▶ **EXERCISE INSTRUCTIONS**: In your answer, every line of the records should be written out exactly.

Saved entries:
****************

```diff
@@ -708,7 +711,7 @@
     return CGPU_OK;
 }
 
-int acquire_defer(cgpu_ctx *ctx, cudaStream_t stream, uint64_t count, uint32_t **list, uint32_t **cell, size_t n_strpred, uint32_t **strpred,
+int acquire_defer(cgpu_ctx *ctx, cudaStream_t stream, uint64_t count, uint32_t **list, uint32_t **cell, size_t n_strpred, uint32_t **strpred, cb::U4 **strrec,
                   size_t n_pk, cb::U4 **pk) {
     std::lock_guard<std::mutex> g(ctx->defer_mu);
     cgpu_ctx::DeferLane &ln = ctx->defer_lanes[stream];
@@ -720,10 +723,12 @@
     cgpu_ctx::DeferLane::Bufs &b = ln.q[q];
     CUDA_TRY(b.list.fit(count, 1024, stream));
     if (n_strpred) CUDA_TRY(b.strpred.fit(n_strpred, 4096, stream));
+    if (n_strpred) CUDA_TRY(b.strrec.fit(n_strpred, 1024, stream));
     if (n_pk) CUDA_TRY(b.pk.fit(n_pk, 4096, stream));
     *list = b.list.ptr;
     *cell = ln.cells + 4 * q;
     *strpred = n_strpred ? b.strpred.ptr : nullptr;
+    *strrec = n_strpred ? b.strrec.ptr : nullptr;
     *pk = n_pk ? b.pk.ptr : nullptr;
     return CGPU_OK;
 }
@@ -829,10 +834,10 @@
     uint32_t *defer = nullptr;
     if (plan.lean) {
         uint32_t *cell = nullptr, *strpred = nullptr;
-        cb::U4 *pk = nullptr;
+        cb::U4 *pk = nullptr, *strrec = nullptr;
         const uint32_t n_str = lay.nT + bv.n_bstr;
         const uint64_t n_pk = (uint64_t)bv.n_asets * lay.n_rows;
-        int rc = acquire_defer(ctx, stream, bv.count, &defer, &cell, plan.strpred ? (size_t)n_str + 1 : 0, &strpred, plan.merge_rows ? (size_t)n_pk : 0, &pk);
+        int rc = acquire_defer(ctx, stream, bv.count, &defer, &cell, plan.strpred ? (size_t)n_str + 1 : 0, &strpred, &strrec, plan.merge_rows ? (size_t)n_pk : 0, &pk);
         if (rc != CGPU_OK) return rc;
         if (plan.merge_rows) {
             uc_merge_rows<<<(unsigned)((n_pk + kThreads - 1) / kThreads), kThreads, 0, stream>>>(t->uc_desc, bvv, pk, (uint32_t)n_pk);
@@ -846,11 +851,12 @@
         if (plan.strpred && n_str) {
             TableDesc ptd = t->uc_desc;
             uint32_t n_arg = n_str;
-            void *pargs[] = {&ptd, &bvv, &strpred, &n_arg};
+            void *pargs[] = {&ptd, &bvv, &strpred, &strrec, &n_arg};
             CUDA_TRY(cudaLaunchKernel((const void *)t->spec_strpred, dim3((n_str + 255) / 256), dim3(256), pargs, 0, stream));
             ctx->launches.fetch_add(1, std::memory_order_relaxed);
         }
         bvv.strpred = strpred;
+        bvv.strrec = strrec;
     }
     const void *fn = kernel_fn(*t, plan.kernel);
     void *args[] = {&td, &bvv, &d_bitmap, &d_effects, &d_status, &last_arg};
@@ -978,7 +984,7 @@
     }
     if (ctx->d_status) cudaFree(ctx->d_status);
     for (auto &kv : ctx->defer_lanes) {
-        for (auto &b : kv.second.q) { cudaFree(b.list.ptr); cudaFree(b.strpred.ptr); cudaFree(b.pk.ptr); }
+        for (auto &b : kv.second.q) { cudaFree(b.list.ptr); cudaFree(b.strpred.ptr); cudaFree(b.strrec.ptr); cudaFree(b.pk.ptr); }
         if (kv.second.cells) cudaFree(kv.second.cells);
     }
     if (ctx->copy_stream) cudaStreamDestroy(ctx->copy_stream);
```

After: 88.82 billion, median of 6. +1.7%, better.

****************

▶ **TASK RESPONSE**:
```diff
@@ -708,7 +711,7 @@
     return CGPU_OK;
 }
 
-int acquire_defer(cgpu_ctx *ctx, cudaStream_t stream, uint64_t count, uint32_t **list, uint32_t **cell, size_t n_strpred, uint32_t **strpred,
+int acquire_defer(cgpu_ctx *ctx, cudaStream_t stream, uint64_t count, uint32_t **list, uint32_t **cell, size_t n_strpred, uint32_t **strpred, cb::U4 **strrec,
                   size_t n_pk, cb::U4 **pk) {
     std::lock_guard<std::mutex> g(ctx->defer_mu);
     cgpu_ctx::DeferLane &ln = ctx->defer_lanes[stream];
@@ -720,10 +723,12 @@
     cgpu_ctx::DeferLane::Bufs &b = ln.q[q];
     CUDA_TRY(b.list.fit(count, 1024, stream));
     if (n_strpred) CUDA_TRY(b.strpred.fit(n_strpred, 4096, stream));
+    if (n_strpred) CUDA_TRY(b.strrec.fit(n_strpred, 1024, stream));
     if (n_pk) CUDA_TRY(b.pk.fit(n_pk, 4096, stream));
     *list = b.list.ptr;
     *cell = ln.cells + 4 * q;
     *strpred = n_strpred ? b.strpred.ptr : nullptr;
+    *strrec = n_strpred ? b.strrec.ptr : nullptr;
     *pk = n_pk ? b.pk.ptr : nullptr;
     return CGPU_OK;
 }
@@ -829,10 +834,10 @@
     uint32_t *defer = nullptr;
     if (plan.lean) {
         uint32_t *cell = nullptr, *strpred = nullptr;
-        cb::U4 *pk = nullptr;
+        cb::U4 *pk = nullptr, *strrec = nullptr;
         const uint32_t n_str = lay.nT + bv.n_bstr;
         const uint64_t n_pk = (uint64_t)bv.n_asets * lay.n_rows;
-        int rc = acquire_defer(ctx, stream, bv.count, &defer, &cell, plan.strpred ? (size_t)n_str + 1 : 0, &strpred, plan.merge_rows ? (size_t)n_pk : 0, &pk);
+        int rc = acquire_defer(ctx, stream, bv.count, &defer, &cell, plan.strpred ? (size_t)n_str + 1 : 0, &strpred, &strrec, plan.merge_rows ? (size_t)n_pk : 0, &pk);
         if (rc != CGPU_OK) return rc;
         if (plan.merge_rows) {
             uc_merge_rows<<<(unsigned)((n_pk + kThreads - 1) / kThreads), kThreads, 0, stream>>>(t->uc_desc, bvv, pk, (uint32_t)n_pk);
@@ -846,11 +851,12 @@
         if (plan.strpred && n_str) {
             TableDesc ptd = t->uc_desc;
             uint32_t n_arg = n_str;
-            void *pargs[] = {&ptd, &bvv, &strpred, &n_arg};
+            void *pargs[] = {&ptd, &bvv, &strpred, &strrec, &n_arg};
             CUDA_TRY(cudaLaunchKernel((const void *)t->spec_strpred, dim3((n_str + 255) / 256), dim3(256), pargs, 0, stream));
             ctx->launches.fetch_add(1, std::memory_order_relaxed);
         }
         bvv.strpred = strpred;
+        bvv.strrec = strrec;
     }
     const void *fn = kernel_fn(*t, plan.kernel);
     void *args[] = {&td, &bvv, &d_bitmap, &d_effects, &d_status, &last_arg};
@@ -978,7 +984,7 @@
     }
     if (ctx->d_status) cudaFree(ctx->d_status);
     for (auto &kv : ctx->defer_lanes) {
-        for (auto &b : kv.second.q) { cudaFree(b.list.ptr); cudaFree(b.strpred.ptr); cudaFree(b.pk.ptr); }
+        for (auto &b : kv.second.q) { cudaFree(b.list.ptr); cudaFree(b.strpred.ptr); cudaFree(b.strrec.ptr); cudaFree(b.pk.ptr); }
         if (kv.second.cells) cudaFree(kv.second.cells);
     }
     if (ctx->copy_stream) cudaStreamDestroy(ctx->copy_stream);
```

After: 88.82 billion, median of 6. +1.7%, better.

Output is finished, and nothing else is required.